Comment by MondSemmel on (The) Lightcone is nothing without its people: LW + Lighthaven's big fundraiser · 2025-01-13T22:58:19.421Z · LW · GW

Have donated $400. I appreciate the site and its team for all it's done over the years. I'm not optimistic about the future wrt to AI (I'm firmly on the AGI doom side), but I nonetheless think that LW made a positive contribution on the topic.

Anecdote: In 2014 I was on a LW Community Weekend retreat in Berlin which Habryka either organized or did a whole bunch of rationality-themed presentations in. My main impression of him was that he was the most agentic person in the room by far. Based on that experience I fully expected him to eventually accomplish some arbitrary impressive thing, though it still took me by surprise to see him specifically move to the US and eventually become the new admin/site owner of LW.

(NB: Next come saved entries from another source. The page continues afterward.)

__global__ __launch_bounds__(BN_T) void bn_bwd_apply_kernel(BnBwdArgs a) {
    const int c = blockIdx.x;
    const BnShare sh = bn_share(a.N, a.G);
    const float mean = a.mean[(size_t)sh.g * a.C + c], rstd = a.rstd[(size_t)sh.g * a.C + c], gamma = a.gamma[c];
    const float scale = gamma * rstd, shift = a.beta[c] - mean * scale;
    float sg, sgx;
    combine_partials(a.partial, c, sh.g, sh.S, a.G, sg, sgx);
    if (blockIdx.y == 0 && threadIdx.x == 0) {
        float tg = 0.f, tgx = 0.f;
        for (int g = 0; g < a.G; ++g) {
            float u, v;
            combine_partials(a.partial, c, g, sh.S, a.G, u, v);
            tg += u;
            tgx += v;
        }
        a.dgamma[c] = tgx;
        a.dbeta[c] = tg;
    }
    if (!a.dx) return;
    const float n = (float)sh.Ng * (float)a.HW;
    const float mg = a.training ? sg / n : 0.f, mgx = a.training ? sgx / n : 0.f;
    bn_iterate(sh, a.C, a.HW, c, [&](size_t off, auto w) {
        constexpr int W = decltype(w)::value;
        const auto xv = Vec<W>::ld(a.x + off);
        const auto g = a.dres ? Vec<W>::ld(a.dres + off) : bn_masked_grad<W>(a, off, xv, scale, shift);
        Vec<W> o;
#pragma unroll
        for (int k = 0; k < W; ++k) o.v[k] = scale * (g.v[k] - mg - (xv.v[k] - mean) * rstd * mgx);
        o.st(a.dx + off);
    });
}

struct PoolFwdArgs {
    BnStatArgs st;
    const float* gamma; const float* beta; float* y; int* idx;
    int H, W, Ho, Wo;
};

__global__ __launch_bounds__(BN_T) void bn_relu_pool_fwd_kernel(PoolFwdArgs a) {
    const int c = blockIdx.x;
    const BnShare sh = bn_share(a.st.N, a.st.G);
    const int HW = a.H * a.W, C = a.st.C;
    float mean, rstd;
    bn_forward_stats(a.st, c, sh, mean, rstd);
    const float scale = a.gamma[c] * rstd, shift = a.beta[c] - mean * scale;
    const int HoWo = a.Ho * a.Wo;
    const int cnt = (sh.Ng - sh.s + sh.S - 1) / sh.S, total = cnt * HoWo;
    for (int t = threadIdx.x; t < total; t += BN_T) {
        const int nl = t / HoWo, o = t - nl * HoWo;
        const int ho = o / a.Wo, wo = o - ho * a.Wo;
        const size_t plane = ((size_t)(sh.n0 + sh.s + nl * sh.S) * C + c);
        const float* xp = a.st.x + plane * HW;
        float best = -__builtin_inff();
        int bi = -1;
#pragma unroll
        for (int dh = 0; dh < 3; ++dh) {
            const int h = 2 * ho - 1 + dh;
            if (h < 0 || h >= a.H) continue;
#pragma unroll
            for (int dw = 0; dw < 3; ++dw) {
                const int w = 2 * wo - 1 + dw;
                if (w < 0 || w >= a.W) continue;
                const float u = fmaf(xp[h * a.W + w], scale, shift), v = u < 0.f ? 0.f : u;
                if (v > best || bi < 0 || v != v) {
                    best = v;
                    bi = h * a.W + w;
                }
            }
        }
        a.y[plane * HoWo + o] = best;
        a.idx[plane * HoWo + o] = bi;
    }
}

__global__ __launch_bounds__(BN_T) void bn_relu_pool_fwd2_kernel(PoolFwdArgs a) {
    const int c = blockIdx.x;
    const BnShare sh = bn_share(a.st.N, a.st.G);
    const int HW = a.H * a.W, C = a.st.C, W = a.W;
    float mean, rstd;
    bn_forward_stats(a.st, c, sh, mean, rstd);
    const float scale = a.gamma[c] * rstd, shift = a.beta[c] - mean * scale;
    const int HoWo = a.Ho * a.Wo;
    const int cnt = (sh.Ng - sh.s + sh.S - 1) / sh.S, total = cnt * HoWo;
    const int lane = threadIdx.x & 63;
    for (int t0 = 0; t0 < total; t0 += BN_T) {
        const int t = t0 + threadIdx.x;
        const bool on = t < total;
        const int tt = on ? t : total - 1;
        const int nl = tt / HoWo, o = tt - nl * HoWo;
        const int ho = o / a.Wo, wo = o - ho * a.Wo;
        const size_t plane = ((size_t)(sh.n0 + sh.s + nl * sh.S) * C + c);
        const float* xp = a.st.x + plane * HW;
        float best = -__builtin_inff();
        int bi = -1;
#pragma unroll
        for (int dh = 0; dh < 3; ++dh) {
            const int h = 2 * ho - 1 + dh;
            const bool hv = h >= 0 && h < a.H;
            float2 v = make_float2(0.f, 0.f);
            if (hv) v = *reinterpret_cast<const float2*>(xp + h * W + 2 * wo);
            const float u0 = fmaf(v.x, scale, shift), u1 = fmaf(v.y, scale, shift);
            const float r0 = u0 < 0.f ? 0.f : u0, r1 = u1 < 0.f ? 0.f : u1;
            float left = __shfl_up(r1, 1);
            if (lane == 0 && wo > 0 && hv) {
                const float ul = fmaf(xp[h * W + 2 * wo - 1], scale, shift);
                left = ul < 0.f ? 0.f : ul;
            }
            if (!hv) continue;
            if (wo > 0 && (left > best || bi < 0 || left != left)) { best = left; bi = h * W + 2 * wo - 1; }
            if (r0 > best || bi < 0 || r0 != r0) { best = r0; bi = h * W + 2 * wo; }
            if (r1 > best || bi < 0 || r1 != r1) { best = r1; bi = h * W + 2 * wo + 1; }
        }
        if (on) {
            a.y[plane * HoWo + o] = best;
            a.idx[plane * HoWo + o] = bi;
        }
    }
}

template <int R>
__global__ __launch_bounds__(BN_T) void bn_relu_pool_fwd_rows_kernel(PoolFwdArgs a) {
    const int c = blockIdx.x;
    const BnShare sh = bn_share(a.st.N, a.st.G);
    const int HW = a.H * a.W, C = a.st.C, W = a.W;
    float mean, rstd;
    bn_forward_stats(a.st, c, sh, mean, rstd);
    const float scale = a.gamma[c] * rstd, shift = a.beta[c] - mean * scale;
    const int HoWo = a.Ho * a.Wo;
    const int RG = (a.Ho + R - 1) / R, per = RG * a.Wo;
    const int cnt = (sh.Ng - sh.s + sh.S - 1) / sh.S, total = cnt * per;
    const int lane = threadIdx.x & 63;
    for (int t0 = 0; t0 < total; t0 += BN_T) {
        const int t = t0 + threadIdx.x;
        const bool on = t < total;
        const int tt = on ? t : total - 1;
        const int nl = tt / per, o = tt - nl * per;
        const int rg = o / a.Wo, wo = o - rg * a.Wo;
        const int ho0 = rg * R;
        const size_t plane = ((size_t)(sh.n0 + sh.s + nl * sh.S) * C + c);
        const float* xp = a.st.x + plane * HW;
        float2 v[2 * R + 1];
        float lf[2 * R + 1];
#pragma unroll
        for (int k = 0; k < 2 * R + 1; ++k) {
            const int h = 2 * ho0 - 1 + k;
            const bool hv = h >= 0 && h < a.H;
            v[k] = make_float2(0.f, 0.f);
            lf[k] = 0.f;
            if (hv) v[k] = *reinterpret_cast<const float2*>(xp + h * W + 2 * wo);
            if (lane == 0 && wo > 0 && hv) lf[k] = xp[h * W + 2 * wo - 1];
        }
        float r0[2 * R + 1], r1[2 * R + 1], left[2 * R + 1];
#pragma unroll
        for (int k = 0; k < 2 * R + 1; ++k) {
            const float u0 = fmaf(v[k].x, scale, shift), u1 = fmaf(v[k].y, scale, shift);
            r0[k] = u0 < 0.f ? 0.f : u0;
            r1[k] = u1 < 0.f ? 0.f : u1;
            left[k] = __shfl_up(r1[k], 1);
            if (lane == 0) {
                const float ul = fmaf(lf[k], scale, shift);
                left[k] = ul < 0.f ? 0.f : ul;
            }
        }
#pragma unroll
        for (int r = 0; r < R; ++r) {
            const int ho = ho0 + r;
            float best = -__builtin_inff();
            int bi = -1;
#pragma unroll
            for (int dh = 0; dh < 3; ++dh) {
                const int k = 2 * r + dh, h = 2 * ho - 1 + dh;
                if (h < 0 || h >= a.H) continue;
                if (wo > 0 && (left[k] > best || bi < 0 || left[k] != left[k])) { best = left[k]; bi = h * W + 2 * wo - 1; }
                if (r0[k] > best || bi < 0 || r0[k] != r0[k]) { best = r0[k]; bi = h * W + 2 * wo; }
                if (r1[k] > best || bi < 0 || r1[k] != r1[k]) { best = r1[k]; bi = h * W + 2 * wo + 1; }
            }
            if (on && ho < a.Ho) {
                a.y[plane * HoWo + ho * a.Wo + wo] = best;
                a.idx[plane * HoWo + ho * a.Wo + wo] = bi;
            }
        }
    }
}

struct PoolBwdArgs {
    const float* dy; const int* idx; const float* x; const float* gamma; const float* beta; const float* mean;
    const float* rstd; float* partial; float* dx;
    int N, C, H, W, Ho, Wo, G;
    float* dgamma; float* dbeta;
    int training;
};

Comment by MondSemmel on Bryce Robertson's Shortform · 2025-01-09T12:23:28.404Z · LW · GW

Recommendation: make the "Last updated" timestamp on these pages way more prominent, e.g. by moving them to the top below the page title. (Like what most news websites nowadays do for SEO, or like where timestamps are located on LW posts.) Otherwise absolutely no-one will know that you do this, or that these resources are not outdated but are actually up-to-date.

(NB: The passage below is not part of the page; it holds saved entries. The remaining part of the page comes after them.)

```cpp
static pcd_status build_grid(pcd_cloud* c, float user_h, hipStream_t s) {
  const uint64_t n = c->n;
  GridParams& g = c->grid;
  DevBuf<int> bb;
  DevBuf<unsigned long long> cnt;
  PCD_TRY(bb.reserve(6));
  PCD_TRY(cnt.reserve(2));
  int init[6] = {INT_MAX, INT_MAX, INT_MAX, INT_MIN, INT_MIN, INT_MIN};
  PCD_HIP_TRY(hipMemcpyAsync(bb.p, init, sizeof init, hipMemcpyHostToDevice, s));
  PCD_HIP_TRY(hipMemsetAsync(cnt.p, 0, 2 * sizeof(unsigned long long), s));
  if (n) {
    unsigned blocks = std::min<unsigned>(div_up(n, 256), 2048);
    hipLaunchKernelGGL(k_bbox, dim3(blocks), dim3(256), 0, s, c->pts4.p, n, bb.p, cnt.p);
  }
  int hb[6];
  unsigned long long hc[2];
  PCD_HIP_TRY(hipMemcpyAsync(hb, bb.p, sizeof hb, hipMemcpyDeviceToHost, s));
  PCD_HIP_TRY(hipMemcpyAsync(hc, cnt.p, sizeof hc, hipMemcpyDeviceToHost, s));
  PCD_HIP_TRY(hipStreamSynchronize(s));
  c->m = hc[0];
  float lo[3] = {0, 0, 0}, hi[3] = {0, 0, 0};
  if (c->m) for (int d = 0; d < 3; ++d) { lo[d] = ord2f(hb[d]); hi[d] = ord2f(hb[3 + d]); }
  for (int d = 0; d < 3; ++d) { c->bb_lo[d] = lo[d]; c->bb_hi[d] = hi[d]; }

  double ext[3] = {(double)hi[0] - lo[0], (double)hi[1] - lo[1], (double)hi[2] - lo[2]};
  double maxext = std::fmax(ext[0], std::fmax(ext[1], ext[2]));
  auto min_h_for_budget = [&]() {
    double h = std::cbrt((ext[0] + 1e-3) * (ext[1] + 1e-3) * (ext[2] + 1e-3) / (double)kMaxCells);
    for (int it = 0; it < 64; ++it) {
      double cells = (std::floor(ext[0] / h) + 1) * (std::floor(ext[1] / h) + 1) * (std::floor(ext[2] / h) + 1);
      if (cells <= (double)kMaxCells) break;
      h *= 1.05;
    }
    return h;
  };
  float h;
  const double hmin = std::fmax(min_h_for_budget(), 1e-6 * std::fmax(maxext, 1e-3));
  if (c->m == 0 || maxext <= 0) {
    h = user_h > 0 ? user_h : 1.0f;
  } else if (user_h > 0) {
    h = (float)std::fmax((double)user_h, hmin);
  } else {
    double hguess = std::sqrt(kTargetOcc * (ext[0] * ext[1] + ext[1] * ext[2] + ext[0] * ext[2] + 1e-6) / (double)c->m);
    h = (float)std::fmin(std::fmax(hguess, hmin), std::fmax(maxext, hmin));
    for (int it = 0; it < 6; ++it) {
      set_dims(g, lo, hi, h);
      uint64_t nc = num_cells(g);
      PCD_TRY(c->cell_start.reserve(nc + 1));
      PCD_HIP_TRY(hipMemsetAsync(c->cell_start.p, 0, (nc + 1) * sizeof(uint32_t), s));
      PCD_HIP_TRY(hipMemsetAsync(cnt.p, 0, sizeof(unsigned long long), s));
      hipLaunchKernelGGL(k_cell_hist, dim3(div_up(n, 256)), dim3(256), 0, s, c->pts4.p, n, g, c->cell_start.p);
      hipLaunchKernelGGL(k_count_nonzero, dim3(std::min<unsigned>(div_up(nc, 256), 4096)), dim3(256), 0, s,
                         c->cell_start.p, nc, cnt.p);
      PCD_HIP_TRY(hipMemcpyAsync(hc, cnt.p, sizeof(unsigned long long), hipMemcpyDeviceToHost, s));
      PCD_HIP_TRY(hipStreamSynchronize(s));
      double occ = (double)c->m / (double)std::max<unsigned long long>(hc[0], 1);
      if (occ > 0.75 * kTargetOcc && occ < 1.5 * kTargetOcc) break;
      double hn = h * std::pow(kTargetOcc / occ, 1.0 / 2.5);
      hn = std::fmin(std::fmax(hn, hmin), std::fmax(maxext, hmin));
      if (std::fabs(hn - h) < 1e-3 * h) break;
      h = (float)hn;
    }
  }
  set_dims(g, lo, hi, h);
  c->ncells = num_cells(g);
  c->nblocks = (uint64_t)g.bdims[0] * g.bdims[1] * g.bdims[2];
  if (c->ncells > kMaxCells * 2) {
    set_error("grid of %llu cells exceeds the budget", (unsigned long long)c->ncells);
    return PCD_ERR_UNSUPPORTED;
  }

  PCD_TRY(c->cell_start.reserve(c->ncells + 1));
  {
    DevBuf<uint32_t> counts;
    PCD_TRY(counts.reserve(c->ncells + 1));
    PCD_HIP_TRY(hipMemsetAsync(counts.p, 0, (c->ncells + 1) * sizeof(uint32_t), s));
    PCD_HIP_TRY(hipMemsetAsync(cnt.p, 0, sizeof(unsigned long long), s));
    if (n) hipLaunchKernelGGL(k_cell_hist, dim3(div_up(n, 256)), dim3(256), 0, s, c->pts4.p, n, g, counts.p);
    hipLaunchKernelGGL(k_count_nonzero, dim3(std::min<unsigned>(div_up(c->ncells, 256), 4096)), dim3(256), 0, s,
                       counts.p, c->ncells, cnt.p);
    PCD_HIP_TRY(hipMemcpyAsync(hc, cnt.p, sizeof(unsigned long long), hipMemcpyDeviceToHost, s));
    size_t tb = 0;
    PCD_HIP_TRY(rocprim::exclusive_scan(nullptr, tb, counts.p, c->cell_start.p, 0u, c->ncells + 1,
                                        rocprim::plus<uint32_t>(), s));
    DevBuf<char> tmp;
    PCD_TRY(tmp.reserve(tb));
    PCD_HIP_TRY(rocprim::exclusive_scan(tmp.p, tb, counts.p, c->cell_start.p, 0u, c->ncells + 1,
                                        rocprim::plus<uint32_t>(), s));
    PCD_HIP_TRY(hipStreamSynchronize(s));
  }
  c->occupied = hc[0];

  PCD_TRY(c->sorted.reserve(c->m + kSortedSpare));
  if (n) {
    DevBuf<uint32_t> k0, k1, v0, v1;
    PCD_TRY(k0.reserve(n)); PCD_TRY(k1.reserve(n)); PCD_TRY(v0.reserve(n)); PCD_TRY(v1.reserve(n));
    hipLaunchKernelGGL(k_cell_keys, dim3(div_up(n, 256)), dim3(256), 0, s, c->pts4.p, n, g, k0.p, v0.p);
    size_t tb = 0;
    PCD_HIP_TRY(rocprim::radix_sort_pairs(nullptr, tb, k0.p, k1.p, v0.p, v1.p, n, 0, 32, s));
    DevBuf<char> tmp;
    PCD_TRY(tmp.reserve(tb));
    PCD_HIP_TRY(rocprim::radix_sort_pairs(tmp.p, tb, k0.p, k1.p, v0.p, v1.p, n, 0, 32, s));
    if (c->m)
      hipLaunchKernelGGL(k_gather_sorted, dim3(div_up(c->m + kSortedSpare, 256)), dim3(256), 0, s, c->pts4.p, v1.p, c->m,
                         c->index_base, c->index_stride, c->row_index.p, c->sorted.p);
    PCD_HIP_TRY(hipStreamSynchronize(s));
  }

  PyramidParams& py = c->pyr;
  py.nlev = 1;
  py.dims[0][0] = (g.dims[0] + 1) / 2; py.dims[0][1] = g.qdims[0]; py.dims[0][2] = g.qdims[1];
  py.off[0] = 0;
  const uint64_t nleaves = (uint64_t)py.dims[0][0] * py.dims[0][1] * py.dims[0][2];
  uint64_t total_nodes = nleaves;
  while (py.nlev < kMaxPyrLevels - 1) {
    const int* pd = py.dims[py.nlev - 1];
    if ((uint64_t)pd[0] * pd[1] * pd[2] <= 64) break;
    for (int d = 0; d < 3; ++d) py.dims[py.nlev][d] = (pd[d] + 3) / 4;
    py.off[py.nlev] = (uint32_t)total_nodes;
    total_nodes += (uint64_t)py.dims[py.nlev][0] * py.dims[py.nlev][1] * py.dims[py.nlev][2];
    py.nlev++;
  }
  if ((uint64_t)py.dims[py.nlev - 1][0] * py.dims[py.nlev - 1][1] * py.dims[py.nlev - 1][2] > 64) {
    set_error("grid too large for %d pyramid levels", kMaxPyrLevels);
    return PCD_ERR_UNSUPPORTED;
  }
  for (int d = 0; d < 3; ++d) py.seed_dims[d] = (g.dims[d] + 7) / 8;
  py.dims[py.nlev][0] = py.dims[py.nlev][1] = py.dims[py.nlev][2] = 1;
  py.off[py.nlev] = (uint32_t)total_nodes;
  py.nlev++;
  PCD_TRY(c->blk_aabb.reserve(8 * total_nodes));
  hipLaunchKernelGGL(k_leaf_aabb, dim3(div_up(nleaves * 64, 256)), dim3(256), 0, s, c->sorted.p, c->cell_start.p, g,
                     py.dims[0][0], py.dims[0][1], py.dims[0][2], c->blk_aabb.p);
  for (int l = 1; l < py.nlev - 1; ++l) {
    const int* cd = py.dims[l - 1];
    const int* pd = py.dims[l];
    const uint64_t np = (uint64_t)pd[0] * pd[1] * pd[2];
    hipLaunchKernelGGL(k_pyramid_level, dim3(div_up(np, 256)), dim3(256), 0, s, c->blk_aabb.p, py.off[l - 1], cd[0],
                       cd[1], cd[2], py.off[l], pd[0], pd[1], pd[2]);
  }
  PCD_HIP_TRY(hipStreamSynchronize(s));
  PCD_HIP_TRY(hipGetLastError());
  return PCD_OK;
}

void free_query_scratch(QueryScratch* s);

}

using namespace pcd;

extern "C" {

void pcd_cloud_options_default(pcd_cloud_options* o) {
  if (!o) return;
  std::memset(o, 0, sizeof *o);
  o->layout = PCD_LAYOUT_XYZ_NRM;
  o->raw_lidar_frame = 1;
  o->index_stride = 1;
}

pcd_status pcd_cloud_create(const float* xyz, const float* nrm, uint64_t n, const pcd_cloud_options* opts,
                            pcd_cloud** out) {
  return pcd::guard([&]() -> pcd_status {
  return pcd::cloud_create_indexed(xyz, nrm, n, opts, nullptr, 0, out);
  });
}

}

__global__ static void k_fill_g2l(const uint32_t* __restrict__ row_index, uint64_t n, uint32_t* __restrict__ g2l) {
  const uint64_t i = blockIdx.x * (uint64_t)blockDim.x + threadIdx.x;
  if (i < n) g2l[row_index[i]] = (uint32_t)i;
}

pcd_status pcd::cloud_create_indexed(const float* xyz, const float* nrm, uint64_t n, const pcd_cloud_options* opts,
                                     const uint32_t* row_index, uint64_t global_n, pcd_cloud** out) {
  PCD_REQUIRE(out, "out is null");
  *out = nullptr;
  pcd_cloud_options o;
  if (opts) o = *opts; else pcd_cloud_options_default(&o);
  PCD_REQUIRE(o.layout == PCD_LAYOUT_XYZ_NRM || o.layout == PCD_LAYOUT_AOS32, "unknown layout");
  PCD_REQUIRE(n == 0 || xyz, "xyz is null");
  PCD_REQUIRE(n == 0 || o.layout == PCD_LAYOUT_AOS32 || nrm, "nrm is null");
  PCD_REQUIRE(n < 0xFFFFFFF0ull, "more than 2^32 rows");
  if (o.index_stride == 0) o.index_stride = 1;
  PCD_REQUIRE(!(o.raw_lidar_frame && (o.index_stride != 1 || o.index_base != 0)),
              "sharded clouds (index_stride/base) need raw_lidar_frame = 0");
  PCD_REQUIRE(o.cell_size >= 0 && std::isfinite(o.cell_size), "cell_size");
  PCD_TRY(require_device(o.device));

  auto t0 = std::chrono::steady_clock::now();
  pcd_cloud* c = new pcd_cloud();
  c->device = o.device;
  c->index_base = o.index_base;
  c->index_stride = o.index_stride;
  hipStream_t s = nullptr;
  auto fail = [&](pcd_status st) { pcd_cloud_destroy(c); return st; };
  if (row_index) {
    if (o.raw_lidar_frame) { set_error("indexed shards need raw_lidar_frame = 0"); return fail(PCD_ERR_INVALID); }
    pcd_status sr;
    if ((sr = c->row_index.reserve(std::max<uint64_t>(n, 1))) != PCD_OK) return fail(sr);
    if ((sr = c->g2l.reserve(std::max<uint64_t>(global_n, 1))) != PCD_OK) return fail(sr);
    c->g2l_n = global_n;
    if (n && hipMemcpy(c->row_index.p, row_index, n * sizeof(uint32_t), hipMemcpyHostToDevice) != hipSuccess) return fail(PCD_ERR_HIP);
    if (hipMemset(c->g2l.p, 0xFF, std::max<uint64_t>(global_n, 1) * sizeof(uint32_t)) != hipSuccess) return fail(PCD_ERR_HIP);
    if (n) hipLaunchKernelGGL(k_fill_g2l, dim3(div_up(n, 256)), dim3(256), 0, s, c->row_index.p, n, c->g2l.p);
  }

  const size_t row = o.layout == PCD_LAYOUT_AOS32 ? 8 : 3;
  DevBuf<float> d_xyz, d_nrm;
  DevBuf<uint32_t> keep, pos;
  pcd_status st;
  if ((st = d_xyz.reserve(std::max<size_t>(n * row, 1))) != PCD_OK) return fail(st);
  if ((st = d_nrm.reserve(std::max<size_t>(n * 3, 1))) != PCD_OK) return fail(st);
  if (n) {
    if (hipMemcpy(d_xyz.p, xyz, n * row * sizeof(float), hipMemcpyHostToDevice) != hipSuccess) return fail(PCD_ERR_HIP);
    if (o.layout == PCD_LAYOUT_XYZ_NRM &&
        hipMemcpy(d_nrm.p, nrm, n * 3 * sizeof(float), hipMemcpyHostToDevice) != hipSuccess) return fail(PCD_ERR_HIP);
  }
  uint64_t kept = n;
  if (o.raw_lidar_frame && n) {
// ... 73 lines not shown
```

### colmap-pcd_amd/csrc/nn.hip

```cpp
#include <cstring>

#include <rocprim/rocprim.hpp>

#include <atomic>
#include <cfloat>

#include "cloud.h"
#include "grid.h"
#include "scratch.h"

namespace pcd {

void free_query_scratch(QueryScratch* s) { delete s; }

constexpr uint64_t kKeyInit = (uint64_t)0x7F7FFFFFu << 32;
constexpr uint64_t kSmallBatch = 65536;

struct BrickParams {
  int B, R;
  int Bx;
  int nb[3];
  uint32_t nbricks;
};

// ... 521 lines not shown
    }
    if (threadIdx.x == 255) { s_off[nfine] = tq; s_ioff[nfine] = ti; }
    __syncthreads();
  }
  auto place = [&](const uint2 e) {
    const uint32_t f = e.x & mask, i = e.y;
    const uint32_t r = atomicAdd(&s_cur[f], 1u);
    float4 q = qf4[i];
    const uint32_t pos = beg + s_off[f] + r;
    if (r % (uint32_t)G == 0u) {
      const int cx = cell_coord_raw(q.x, g.origin[0], g.inv_h, g.dims[0]);
      const int cy = cell_coord_raw(q.y, g.origin[1], g.inv_h, g.dims[1]);
      const int cz = cell_coord_raw(q.z, g.origin[2], g.inv_h, g.dims[2]);
      const uint32_t left = s_off[f + 1] - s_off[f] - r;
      items[ibase + s_ioff[f] + r / (uint32_t)G] =
          make_uint4(pos, (uint32_t)(cx / b.Bx), (uint32_t)(cy / b.B),
                     (uint32_t)(cz / b.B) | ((left < (uint32_t)G ? left : (uint32_t)G) << 28));
    }
    q.w = __uint_as_float(i);
    qsorted[pos] = q;
    ksorted[pos] = keys_in ? keys_in[i] : kKeyInit;
  };
#pragma unroll
  for (uint32_t k = 0; k < kBkHeld; ++k)
    if (beg + threadIdx.x + k * 256u < end) place(held[k]);
  for (uint32_t p = beg + threadIdx.x + kBkHeld * 256u; p < end; p += 256) place(ppair[p]);
}

}
#include "brick_kernel.h"
#include "brick_clip_kernel.h"
namespace pcd {
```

The current timestamp location is so unusual that I only noticed it by accident, and was in fact about to write a comment suggesting you add a timestamp at all.

Comment by MondSemmel on OpenAI #10: Reflections · 2025-01-08T11:58:06.424Z · LW · GW

The frustrating thing is that in some ways this is exactly right (humanity is okay at resolving problems iff we get frequent feedback) and in other ways exactly wrong (one major argument for AI doom is that you can't learn from the feedback of having destroyed the world).

Comment by MondSemmel on OpenAI #10: Reflections · 2025-01-08T11:53:36.250Z · LW · GW

The implication is that you absolutely can't take Altman at his bare word, especially when it comes to any statement he makes that, if true, would result in OpenAI getting more resources. Thus you need to a) apply some interpretative filter to everything Altman says, and b) listen to other people instead who don't have a public track record of manipulation like Altman.